> [WORK ITEM]: Report every line in the listing below where the string "cost" shows up.

> [RECORDS PROVIDED]:
----
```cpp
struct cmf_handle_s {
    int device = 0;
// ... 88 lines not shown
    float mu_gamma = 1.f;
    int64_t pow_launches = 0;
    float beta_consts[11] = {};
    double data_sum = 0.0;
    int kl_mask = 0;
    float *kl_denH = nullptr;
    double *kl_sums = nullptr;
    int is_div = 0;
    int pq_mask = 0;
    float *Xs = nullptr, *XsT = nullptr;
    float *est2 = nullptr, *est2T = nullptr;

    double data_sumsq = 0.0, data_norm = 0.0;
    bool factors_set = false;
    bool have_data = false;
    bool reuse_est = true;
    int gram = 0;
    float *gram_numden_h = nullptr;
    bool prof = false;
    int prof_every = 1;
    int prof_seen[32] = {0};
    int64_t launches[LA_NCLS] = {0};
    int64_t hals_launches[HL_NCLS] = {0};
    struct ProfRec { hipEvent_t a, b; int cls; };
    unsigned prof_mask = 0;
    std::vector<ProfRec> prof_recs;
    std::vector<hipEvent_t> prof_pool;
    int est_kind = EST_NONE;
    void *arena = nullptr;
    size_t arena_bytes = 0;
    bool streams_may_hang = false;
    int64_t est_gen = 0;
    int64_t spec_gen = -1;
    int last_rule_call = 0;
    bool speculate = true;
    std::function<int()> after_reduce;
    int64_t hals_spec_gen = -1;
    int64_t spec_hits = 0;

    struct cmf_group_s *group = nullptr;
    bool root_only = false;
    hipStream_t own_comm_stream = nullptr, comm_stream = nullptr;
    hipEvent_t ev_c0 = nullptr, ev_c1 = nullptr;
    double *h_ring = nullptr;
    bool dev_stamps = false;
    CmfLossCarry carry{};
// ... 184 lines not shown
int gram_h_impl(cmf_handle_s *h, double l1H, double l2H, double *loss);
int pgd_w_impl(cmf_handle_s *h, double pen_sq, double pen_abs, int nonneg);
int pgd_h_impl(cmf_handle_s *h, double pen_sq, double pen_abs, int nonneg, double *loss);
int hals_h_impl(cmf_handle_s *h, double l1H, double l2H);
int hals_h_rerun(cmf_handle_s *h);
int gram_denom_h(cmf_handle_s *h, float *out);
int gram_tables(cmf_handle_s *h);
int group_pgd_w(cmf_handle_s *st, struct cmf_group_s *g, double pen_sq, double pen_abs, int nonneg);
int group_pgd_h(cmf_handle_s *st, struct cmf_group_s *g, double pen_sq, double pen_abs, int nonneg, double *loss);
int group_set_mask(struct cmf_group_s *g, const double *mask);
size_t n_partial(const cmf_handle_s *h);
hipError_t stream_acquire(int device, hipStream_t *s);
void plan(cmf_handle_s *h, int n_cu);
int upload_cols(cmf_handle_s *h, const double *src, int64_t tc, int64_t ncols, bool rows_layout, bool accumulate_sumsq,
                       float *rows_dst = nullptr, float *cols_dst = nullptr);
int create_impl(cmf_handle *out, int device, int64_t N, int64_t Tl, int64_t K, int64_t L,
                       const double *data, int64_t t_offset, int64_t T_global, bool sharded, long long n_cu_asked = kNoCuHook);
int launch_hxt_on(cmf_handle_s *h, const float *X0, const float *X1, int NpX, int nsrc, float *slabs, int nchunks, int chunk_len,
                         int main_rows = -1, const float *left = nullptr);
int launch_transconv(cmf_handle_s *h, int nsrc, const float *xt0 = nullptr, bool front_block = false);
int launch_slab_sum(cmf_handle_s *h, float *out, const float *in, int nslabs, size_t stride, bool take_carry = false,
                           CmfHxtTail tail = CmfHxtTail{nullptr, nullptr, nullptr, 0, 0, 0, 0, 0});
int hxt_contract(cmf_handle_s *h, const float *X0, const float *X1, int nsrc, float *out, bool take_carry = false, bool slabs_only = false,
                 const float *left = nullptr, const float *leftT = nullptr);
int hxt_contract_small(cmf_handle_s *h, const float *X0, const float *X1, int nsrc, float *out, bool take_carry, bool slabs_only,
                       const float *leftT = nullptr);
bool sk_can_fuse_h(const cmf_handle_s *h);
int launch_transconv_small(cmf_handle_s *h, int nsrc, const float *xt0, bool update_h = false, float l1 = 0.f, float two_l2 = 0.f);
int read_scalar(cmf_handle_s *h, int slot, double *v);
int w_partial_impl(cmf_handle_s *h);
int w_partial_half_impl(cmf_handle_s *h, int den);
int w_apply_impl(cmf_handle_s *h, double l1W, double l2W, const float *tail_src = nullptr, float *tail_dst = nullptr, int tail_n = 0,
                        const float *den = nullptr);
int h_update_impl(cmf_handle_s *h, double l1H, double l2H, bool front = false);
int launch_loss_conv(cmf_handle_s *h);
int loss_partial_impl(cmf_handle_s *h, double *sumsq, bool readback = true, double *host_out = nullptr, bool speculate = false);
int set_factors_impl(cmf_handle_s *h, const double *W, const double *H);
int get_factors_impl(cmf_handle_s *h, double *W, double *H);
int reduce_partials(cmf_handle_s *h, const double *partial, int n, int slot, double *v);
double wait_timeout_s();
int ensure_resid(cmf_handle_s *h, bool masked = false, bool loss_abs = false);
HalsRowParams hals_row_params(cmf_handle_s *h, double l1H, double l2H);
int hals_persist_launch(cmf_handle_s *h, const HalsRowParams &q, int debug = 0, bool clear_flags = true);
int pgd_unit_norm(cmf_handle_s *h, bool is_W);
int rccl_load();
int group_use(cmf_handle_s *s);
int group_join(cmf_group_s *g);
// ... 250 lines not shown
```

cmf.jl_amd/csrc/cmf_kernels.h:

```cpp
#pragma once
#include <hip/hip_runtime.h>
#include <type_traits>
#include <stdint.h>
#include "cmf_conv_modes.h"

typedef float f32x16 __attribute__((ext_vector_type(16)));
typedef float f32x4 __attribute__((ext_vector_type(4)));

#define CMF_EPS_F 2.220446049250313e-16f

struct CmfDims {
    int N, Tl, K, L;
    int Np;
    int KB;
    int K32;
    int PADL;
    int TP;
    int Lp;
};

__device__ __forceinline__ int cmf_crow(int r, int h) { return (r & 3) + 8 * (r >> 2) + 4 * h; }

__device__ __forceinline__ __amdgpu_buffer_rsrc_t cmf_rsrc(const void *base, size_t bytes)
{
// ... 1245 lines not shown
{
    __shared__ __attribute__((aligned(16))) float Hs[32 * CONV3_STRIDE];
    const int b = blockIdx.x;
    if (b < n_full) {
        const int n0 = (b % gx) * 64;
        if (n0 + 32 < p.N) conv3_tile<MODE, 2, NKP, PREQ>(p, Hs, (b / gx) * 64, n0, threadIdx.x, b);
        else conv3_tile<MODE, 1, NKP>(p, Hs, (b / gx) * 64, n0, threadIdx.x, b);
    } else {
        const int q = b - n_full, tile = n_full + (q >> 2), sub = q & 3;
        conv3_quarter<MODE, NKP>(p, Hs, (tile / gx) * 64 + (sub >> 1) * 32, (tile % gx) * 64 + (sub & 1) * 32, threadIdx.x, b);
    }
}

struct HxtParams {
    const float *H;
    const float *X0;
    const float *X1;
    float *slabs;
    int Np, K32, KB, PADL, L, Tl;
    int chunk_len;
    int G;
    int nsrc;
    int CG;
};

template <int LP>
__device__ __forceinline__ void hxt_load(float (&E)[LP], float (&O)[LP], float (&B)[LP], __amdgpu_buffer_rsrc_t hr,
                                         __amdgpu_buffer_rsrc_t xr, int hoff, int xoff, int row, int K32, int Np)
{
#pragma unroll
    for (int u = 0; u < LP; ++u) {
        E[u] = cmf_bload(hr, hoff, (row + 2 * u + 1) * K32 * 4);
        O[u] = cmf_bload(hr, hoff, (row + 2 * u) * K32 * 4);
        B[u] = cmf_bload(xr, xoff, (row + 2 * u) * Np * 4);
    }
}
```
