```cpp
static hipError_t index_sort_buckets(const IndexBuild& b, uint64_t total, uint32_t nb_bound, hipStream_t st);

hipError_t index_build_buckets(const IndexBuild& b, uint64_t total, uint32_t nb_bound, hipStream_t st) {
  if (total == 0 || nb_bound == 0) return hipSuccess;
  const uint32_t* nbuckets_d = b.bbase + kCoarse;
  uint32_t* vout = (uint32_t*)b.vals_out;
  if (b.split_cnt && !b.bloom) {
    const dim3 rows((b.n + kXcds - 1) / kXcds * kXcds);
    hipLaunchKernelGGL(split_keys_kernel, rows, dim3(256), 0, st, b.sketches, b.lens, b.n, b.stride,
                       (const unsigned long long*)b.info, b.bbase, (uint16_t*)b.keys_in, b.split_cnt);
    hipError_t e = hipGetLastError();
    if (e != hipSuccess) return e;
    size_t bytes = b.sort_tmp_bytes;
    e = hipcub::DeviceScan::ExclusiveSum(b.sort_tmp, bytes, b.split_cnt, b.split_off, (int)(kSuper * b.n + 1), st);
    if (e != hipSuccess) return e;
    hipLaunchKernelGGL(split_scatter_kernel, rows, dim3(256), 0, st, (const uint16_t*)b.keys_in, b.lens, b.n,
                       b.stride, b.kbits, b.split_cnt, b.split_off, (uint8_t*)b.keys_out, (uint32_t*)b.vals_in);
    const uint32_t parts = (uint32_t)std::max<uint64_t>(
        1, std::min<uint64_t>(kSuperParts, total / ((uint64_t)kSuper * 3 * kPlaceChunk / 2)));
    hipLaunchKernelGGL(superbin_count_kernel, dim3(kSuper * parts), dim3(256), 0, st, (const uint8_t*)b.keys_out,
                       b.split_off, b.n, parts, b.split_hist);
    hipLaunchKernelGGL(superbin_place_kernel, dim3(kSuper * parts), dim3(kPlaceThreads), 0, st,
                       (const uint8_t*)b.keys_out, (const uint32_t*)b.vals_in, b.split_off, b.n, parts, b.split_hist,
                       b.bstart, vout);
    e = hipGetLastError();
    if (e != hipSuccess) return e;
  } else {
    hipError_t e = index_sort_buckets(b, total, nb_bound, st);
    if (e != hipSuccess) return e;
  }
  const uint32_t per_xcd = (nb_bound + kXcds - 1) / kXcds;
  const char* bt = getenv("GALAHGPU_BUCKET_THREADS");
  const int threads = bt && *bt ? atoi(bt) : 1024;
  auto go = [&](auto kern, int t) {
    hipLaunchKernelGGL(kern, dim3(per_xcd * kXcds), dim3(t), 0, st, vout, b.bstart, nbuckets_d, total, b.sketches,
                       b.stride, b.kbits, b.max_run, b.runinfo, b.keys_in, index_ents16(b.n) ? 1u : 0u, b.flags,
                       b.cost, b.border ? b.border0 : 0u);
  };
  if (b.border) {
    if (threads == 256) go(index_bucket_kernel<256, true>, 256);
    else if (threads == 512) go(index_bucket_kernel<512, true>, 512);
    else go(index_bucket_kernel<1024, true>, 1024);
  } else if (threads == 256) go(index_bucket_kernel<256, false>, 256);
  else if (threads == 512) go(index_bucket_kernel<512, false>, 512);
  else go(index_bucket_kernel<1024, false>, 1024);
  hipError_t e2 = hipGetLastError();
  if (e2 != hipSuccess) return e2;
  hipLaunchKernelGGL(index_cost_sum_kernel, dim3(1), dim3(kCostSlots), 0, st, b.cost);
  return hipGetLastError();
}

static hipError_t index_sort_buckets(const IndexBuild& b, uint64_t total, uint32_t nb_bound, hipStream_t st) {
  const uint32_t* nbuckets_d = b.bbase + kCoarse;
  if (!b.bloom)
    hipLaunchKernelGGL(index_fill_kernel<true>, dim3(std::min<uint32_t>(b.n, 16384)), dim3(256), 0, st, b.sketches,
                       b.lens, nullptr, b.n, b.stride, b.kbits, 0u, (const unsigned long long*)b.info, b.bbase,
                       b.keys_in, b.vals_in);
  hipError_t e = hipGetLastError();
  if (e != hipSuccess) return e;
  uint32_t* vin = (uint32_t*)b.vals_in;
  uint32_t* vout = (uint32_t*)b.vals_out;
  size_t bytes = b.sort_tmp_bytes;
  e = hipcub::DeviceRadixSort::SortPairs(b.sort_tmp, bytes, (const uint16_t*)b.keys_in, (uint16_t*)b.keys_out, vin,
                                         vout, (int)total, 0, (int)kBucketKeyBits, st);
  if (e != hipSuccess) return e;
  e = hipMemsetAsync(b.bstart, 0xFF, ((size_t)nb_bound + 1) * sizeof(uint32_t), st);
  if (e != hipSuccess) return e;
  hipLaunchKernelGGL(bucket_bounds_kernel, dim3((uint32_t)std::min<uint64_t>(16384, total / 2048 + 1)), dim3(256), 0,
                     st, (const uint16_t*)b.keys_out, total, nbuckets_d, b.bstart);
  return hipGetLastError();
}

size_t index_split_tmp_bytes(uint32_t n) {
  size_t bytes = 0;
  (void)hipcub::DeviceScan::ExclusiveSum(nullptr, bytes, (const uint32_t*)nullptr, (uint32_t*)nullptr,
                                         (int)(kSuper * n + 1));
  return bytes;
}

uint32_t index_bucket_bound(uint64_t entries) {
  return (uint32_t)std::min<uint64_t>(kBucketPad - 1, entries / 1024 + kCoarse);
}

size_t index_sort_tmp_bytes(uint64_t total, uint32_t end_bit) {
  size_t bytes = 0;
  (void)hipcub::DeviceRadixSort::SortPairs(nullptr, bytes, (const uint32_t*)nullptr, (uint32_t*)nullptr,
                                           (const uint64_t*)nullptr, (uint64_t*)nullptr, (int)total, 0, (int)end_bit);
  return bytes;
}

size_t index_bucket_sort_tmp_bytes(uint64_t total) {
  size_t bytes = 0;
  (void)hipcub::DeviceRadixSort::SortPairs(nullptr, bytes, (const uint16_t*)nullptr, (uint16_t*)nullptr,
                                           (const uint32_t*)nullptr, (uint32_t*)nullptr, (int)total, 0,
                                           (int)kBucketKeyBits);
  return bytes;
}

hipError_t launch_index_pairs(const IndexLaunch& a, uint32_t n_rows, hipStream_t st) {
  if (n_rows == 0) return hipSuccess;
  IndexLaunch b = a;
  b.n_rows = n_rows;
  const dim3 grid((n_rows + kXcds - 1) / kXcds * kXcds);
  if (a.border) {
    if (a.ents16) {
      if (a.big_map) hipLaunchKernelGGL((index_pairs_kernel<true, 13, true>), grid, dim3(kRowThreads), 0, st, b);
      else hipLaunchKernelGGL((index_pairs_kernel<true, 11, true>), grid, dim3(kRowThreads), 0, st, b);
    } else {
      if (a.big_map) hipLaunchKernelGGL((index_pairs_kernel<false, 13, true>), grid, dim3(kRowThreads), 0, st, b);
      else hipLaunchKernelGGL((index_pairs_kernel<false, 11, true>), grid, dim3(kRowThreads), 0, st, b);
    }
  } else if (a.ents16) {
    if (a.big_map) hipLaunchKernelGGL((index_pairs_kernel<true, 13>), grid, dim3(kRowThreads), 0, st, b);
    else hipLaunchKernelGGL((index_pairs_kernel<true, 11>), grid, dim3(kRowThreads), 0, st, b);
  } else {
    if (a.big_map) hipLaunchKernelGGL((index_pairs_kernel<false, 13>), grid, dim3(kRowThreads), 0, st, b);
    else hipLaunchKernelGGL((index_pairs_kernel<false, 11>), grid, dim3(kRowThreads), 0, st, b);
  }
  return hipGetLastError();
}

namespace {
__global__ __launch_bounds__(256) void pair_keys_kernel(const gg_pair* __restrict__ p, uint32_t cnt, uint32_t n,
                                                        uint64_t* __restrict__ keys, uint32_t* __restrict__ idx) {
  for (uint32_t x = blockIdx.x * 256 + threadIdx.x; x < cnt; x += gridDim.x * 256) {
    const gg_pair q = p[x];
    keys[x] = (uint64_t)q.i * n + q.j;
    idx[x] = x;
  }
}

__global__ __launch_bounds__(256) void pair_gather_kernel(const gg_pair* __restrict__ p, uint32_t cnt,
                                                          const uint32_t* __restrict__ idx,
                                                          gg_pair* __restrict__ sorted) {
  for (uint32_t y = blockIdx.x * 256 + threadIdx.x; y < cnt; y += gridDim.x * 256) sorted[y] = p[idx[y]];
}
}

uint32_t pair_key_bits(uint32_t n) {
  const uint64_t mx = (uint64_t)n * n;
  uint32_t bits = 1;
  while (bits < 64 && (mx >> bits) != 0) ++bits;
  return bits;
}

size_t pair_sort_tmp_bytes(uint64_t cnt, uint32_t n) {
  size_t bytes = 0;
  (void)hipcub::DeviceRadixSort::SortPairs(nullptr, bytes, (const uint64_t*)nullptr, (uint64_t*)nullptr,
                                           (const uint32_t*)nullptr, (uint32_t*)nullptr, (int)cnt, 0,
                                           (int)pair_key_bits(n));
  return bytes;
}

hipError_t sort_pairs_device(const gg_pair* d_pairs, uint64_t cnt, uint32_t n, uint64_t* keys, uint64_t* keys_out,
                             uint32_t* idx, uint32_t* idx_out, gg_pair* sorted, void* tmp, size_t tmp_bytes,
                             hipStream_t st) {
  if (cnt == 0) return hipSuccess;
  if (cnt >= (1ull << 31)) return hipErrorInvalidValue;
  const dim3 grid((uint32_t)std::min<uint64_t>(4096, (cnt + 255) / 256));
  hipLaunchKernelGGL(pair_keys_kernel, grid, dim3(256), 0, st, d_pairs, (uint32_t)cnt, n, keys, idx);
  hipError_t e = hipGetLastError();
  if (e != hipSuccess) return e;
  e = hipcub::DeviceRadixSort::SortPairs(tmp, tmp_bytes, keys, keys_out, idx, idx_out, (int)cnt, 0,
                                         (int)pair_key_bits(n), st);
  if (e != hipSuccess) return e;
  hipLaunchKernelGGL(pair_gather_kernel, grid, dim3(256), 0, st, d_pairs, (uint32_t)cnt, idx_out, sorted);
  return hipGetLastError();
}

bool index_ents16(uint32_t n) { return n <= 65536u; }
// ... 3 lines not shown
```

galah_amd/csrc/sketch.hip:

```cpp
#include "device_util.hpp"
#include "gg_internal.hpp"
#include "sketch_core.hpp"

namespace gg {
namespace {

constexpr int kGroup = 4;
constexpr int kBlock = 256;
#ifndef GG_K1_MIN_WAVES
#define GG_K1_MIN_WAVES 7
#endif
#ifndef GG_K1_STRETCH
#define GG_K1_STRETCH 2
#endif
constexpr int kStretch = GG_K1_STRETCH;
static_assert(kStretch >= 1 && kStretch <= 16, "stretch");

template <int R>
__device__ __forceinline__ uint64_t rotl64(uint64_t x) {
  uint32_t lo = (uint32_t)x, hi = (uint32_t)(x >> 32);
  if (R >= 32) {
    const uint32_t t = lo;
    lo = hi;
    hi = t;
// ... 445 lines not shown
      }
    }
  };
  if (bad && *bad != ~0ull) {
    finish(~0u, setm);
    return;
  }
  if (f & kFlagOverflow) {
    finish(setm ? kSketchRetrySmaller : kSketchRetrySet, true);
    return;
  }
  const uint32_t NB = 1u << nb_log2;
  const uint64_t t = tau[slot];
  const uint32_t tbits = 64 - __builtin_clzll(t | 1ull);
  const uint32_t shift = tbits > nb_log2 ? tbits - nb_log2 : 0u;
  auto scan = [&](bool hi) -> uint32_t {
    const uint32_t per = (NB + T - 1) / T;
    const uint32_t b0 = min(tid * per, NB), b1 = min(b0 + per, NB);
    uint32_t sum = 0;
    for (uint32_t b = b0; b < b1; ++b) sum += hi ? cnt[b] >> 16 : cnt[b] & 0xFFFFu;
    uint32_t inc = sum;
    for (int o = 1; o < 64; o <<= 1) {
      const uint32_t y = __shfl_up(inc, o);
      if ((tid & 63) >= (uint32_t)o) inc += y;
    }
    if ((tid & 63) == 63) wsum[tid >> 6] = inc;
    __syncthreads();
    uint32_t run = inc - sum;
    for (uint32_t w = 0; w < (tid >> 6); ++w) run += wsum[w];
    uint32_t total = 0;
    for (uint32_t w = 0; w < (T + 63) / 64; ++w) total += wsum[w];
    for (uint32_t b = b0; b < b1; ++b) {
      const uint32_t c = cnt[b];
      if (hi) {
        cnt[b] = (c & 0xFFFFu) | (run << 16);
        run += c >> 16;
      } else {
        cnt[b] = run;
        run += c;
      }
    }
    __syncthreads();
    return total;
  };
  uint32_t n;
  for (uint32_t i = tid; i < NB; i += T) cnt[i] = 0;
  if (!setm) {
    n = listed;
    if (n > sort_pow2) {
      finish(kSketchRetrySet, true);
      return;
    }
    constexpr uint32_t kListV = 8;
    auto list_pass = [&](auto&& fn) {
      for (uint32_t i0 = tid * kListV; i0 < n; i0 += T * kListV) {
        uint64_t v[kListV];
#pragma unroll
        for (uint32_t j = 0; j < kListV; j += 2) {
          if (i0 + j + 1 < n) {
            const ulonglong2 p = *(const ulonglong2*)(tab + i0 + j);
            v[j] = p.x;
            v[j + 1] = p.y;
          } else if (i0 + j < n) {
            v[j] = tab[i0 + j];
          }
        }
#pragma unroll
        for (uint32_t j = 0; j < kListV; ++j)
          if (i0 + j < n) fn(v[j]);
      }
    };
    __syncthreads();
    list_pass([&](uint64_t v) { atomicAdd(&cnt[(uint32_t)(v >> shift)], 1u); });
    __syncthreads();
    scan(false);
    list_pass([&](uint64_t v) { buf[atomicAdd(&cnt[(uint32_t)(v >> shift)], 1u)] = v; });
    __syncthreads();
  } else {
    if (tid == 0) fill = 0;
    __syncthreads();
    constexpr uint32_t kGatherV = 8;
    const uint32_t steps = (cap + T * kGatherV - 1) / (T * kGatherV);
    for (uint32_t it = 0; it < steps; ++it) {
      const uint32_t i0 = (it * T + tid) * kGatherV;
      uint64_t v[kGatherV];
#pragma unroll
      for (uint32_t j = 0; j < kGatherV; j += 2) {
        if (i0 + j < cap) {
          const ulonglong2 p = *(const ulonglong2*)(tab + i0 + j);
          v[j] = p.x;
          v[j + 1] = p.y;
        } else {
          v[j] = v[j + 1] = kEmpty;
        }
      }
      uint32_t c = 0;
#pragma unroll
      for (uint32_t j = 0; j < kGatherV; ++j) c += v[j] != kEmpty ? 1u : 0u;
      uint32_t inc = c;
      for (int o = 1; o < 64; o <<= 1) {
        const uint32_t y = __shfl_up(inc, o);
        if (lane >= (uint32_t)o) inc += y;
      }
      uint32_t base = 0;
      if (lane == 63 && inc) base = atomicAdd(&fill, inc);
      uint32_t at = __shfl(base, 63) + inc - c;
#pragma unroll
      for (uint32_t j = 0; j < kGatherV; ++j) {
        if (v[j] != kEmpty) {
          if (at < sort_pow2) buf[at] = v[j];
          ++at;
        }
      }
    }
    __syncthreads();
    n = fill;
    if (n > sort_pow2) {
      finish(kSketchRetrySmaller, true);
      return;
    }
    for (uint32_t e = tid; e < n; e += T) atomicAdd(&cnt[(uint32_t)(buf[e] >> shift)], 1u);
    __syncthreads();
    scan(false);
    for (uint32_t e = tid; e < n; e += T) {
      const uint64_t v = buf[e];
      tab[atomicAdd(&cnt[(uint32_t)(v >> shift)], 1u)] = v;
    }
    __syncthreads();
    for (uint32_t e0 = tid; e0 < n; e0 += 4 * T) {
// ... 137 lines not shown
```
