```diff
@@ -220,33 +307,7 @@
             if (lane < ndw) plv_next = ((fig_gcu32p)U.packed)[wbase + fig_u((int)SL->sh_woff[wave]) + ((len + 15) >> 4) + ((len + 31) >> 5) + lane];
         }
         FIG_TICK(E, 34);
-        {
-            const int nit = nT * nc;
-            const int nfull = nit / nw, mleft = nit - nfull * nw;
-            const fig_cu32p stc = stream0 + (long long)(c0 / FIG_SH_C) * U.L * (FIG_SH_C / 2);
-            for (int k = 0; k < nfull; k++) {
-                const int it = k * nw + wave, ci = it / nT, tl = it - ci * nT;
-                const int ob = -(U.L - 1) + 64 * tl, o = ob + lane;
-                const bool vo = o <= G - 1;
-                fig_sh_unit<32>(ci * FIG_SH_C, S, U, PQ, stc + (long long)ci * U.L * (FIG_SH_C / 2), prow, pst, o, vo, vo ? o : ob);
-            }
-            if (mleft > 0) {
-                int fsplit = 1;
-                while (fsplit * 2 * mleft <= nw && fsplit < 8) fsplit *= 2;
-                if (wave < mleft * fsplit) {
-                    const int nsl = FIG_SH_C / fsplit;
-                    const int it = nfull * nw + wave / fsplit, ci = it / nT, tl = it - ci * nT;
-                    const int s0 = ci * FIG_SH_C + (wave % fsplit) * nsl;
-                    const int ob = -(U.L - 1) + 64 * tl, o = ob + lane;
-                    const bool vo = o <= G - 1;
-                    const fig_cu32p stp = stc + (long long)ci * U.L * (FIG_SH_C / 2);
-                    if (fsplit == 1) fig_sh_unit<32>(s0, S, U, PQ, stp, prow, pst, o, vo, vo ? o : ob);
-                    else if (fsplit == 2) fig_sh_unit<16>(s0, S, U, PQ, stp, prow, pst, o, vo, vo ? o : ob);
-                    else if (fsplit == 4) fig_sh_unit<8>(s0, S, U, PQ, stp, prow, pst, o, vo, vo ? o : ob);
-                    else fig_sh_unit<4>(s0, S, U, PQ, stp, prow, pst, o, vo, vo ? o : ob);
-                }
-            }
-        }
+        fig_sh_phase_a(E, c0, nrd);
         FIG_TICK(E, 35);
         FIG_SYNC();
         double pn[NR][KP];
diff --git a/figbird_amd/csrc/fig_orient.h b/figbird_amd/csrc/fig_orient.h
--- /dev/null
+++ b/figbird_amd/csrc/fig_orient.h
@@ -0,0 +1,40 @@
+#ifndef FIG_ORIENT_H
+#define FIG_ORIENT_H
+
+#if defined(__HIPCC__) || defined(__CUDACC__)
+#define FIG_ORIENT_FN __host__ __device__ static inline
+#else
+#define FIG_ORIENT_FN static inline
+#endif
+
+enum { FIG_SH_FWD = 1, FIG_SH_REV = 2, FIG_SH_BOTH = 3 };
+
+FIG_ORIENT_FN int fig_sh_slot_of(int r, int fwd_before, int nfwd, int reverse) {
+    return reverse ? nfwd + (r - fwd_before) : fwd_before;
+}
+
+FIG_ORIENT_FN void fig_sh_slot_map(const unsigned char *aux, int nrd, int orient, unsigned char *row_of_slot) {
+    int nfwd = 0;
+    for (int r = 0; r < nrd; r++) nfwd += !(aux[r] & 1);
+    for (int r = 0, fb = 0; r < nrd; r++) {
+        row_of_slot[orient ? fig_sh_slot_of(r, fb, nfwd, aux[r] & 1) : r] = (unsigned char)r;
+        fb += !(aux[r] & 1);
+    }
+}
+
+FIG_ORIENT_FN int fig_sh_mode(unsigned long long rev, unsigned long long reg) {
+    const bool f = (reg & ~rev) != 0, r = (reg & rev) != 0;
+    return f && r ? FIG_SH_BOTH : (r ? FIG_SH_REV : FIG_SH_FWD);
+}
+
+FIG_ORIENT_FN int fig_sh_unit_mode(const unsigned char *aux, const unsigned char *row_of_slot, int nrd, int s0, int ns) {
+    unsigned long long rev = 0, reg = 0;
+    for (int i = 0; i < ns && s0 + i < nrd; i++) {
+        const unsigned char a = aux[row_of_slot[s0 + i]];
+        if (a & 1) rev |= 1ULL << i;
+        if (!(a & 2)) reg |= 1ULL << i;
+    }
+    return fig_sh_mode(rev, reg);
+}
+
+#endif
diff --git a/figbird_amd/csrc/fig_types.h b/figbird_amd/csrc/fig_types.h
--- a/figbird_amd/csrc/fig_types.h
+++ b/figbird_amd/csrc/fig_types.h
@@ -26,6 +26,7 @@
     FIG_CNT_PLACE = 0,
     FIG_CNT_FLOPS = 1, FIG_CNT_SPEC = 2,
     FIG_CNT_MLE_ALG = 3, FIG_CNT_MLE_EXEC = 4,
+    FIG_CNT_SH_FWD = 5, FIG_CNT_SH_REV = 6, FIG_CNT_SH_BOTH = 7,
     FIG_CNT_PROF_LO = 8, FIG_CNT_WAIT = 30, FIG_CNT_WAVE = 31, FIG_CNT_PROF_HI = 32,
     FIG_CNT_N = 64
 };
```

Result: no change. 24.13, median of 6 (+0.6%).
----
> [ANSWER TO THIS PROBLEM]:
                       b.cost, b.border ? b.border0 : 0u);
  hipLaunchKernelGGL(index_cost_sum_kernel, dim3(1), dim3(kCostSlots), 0, st, b.cost);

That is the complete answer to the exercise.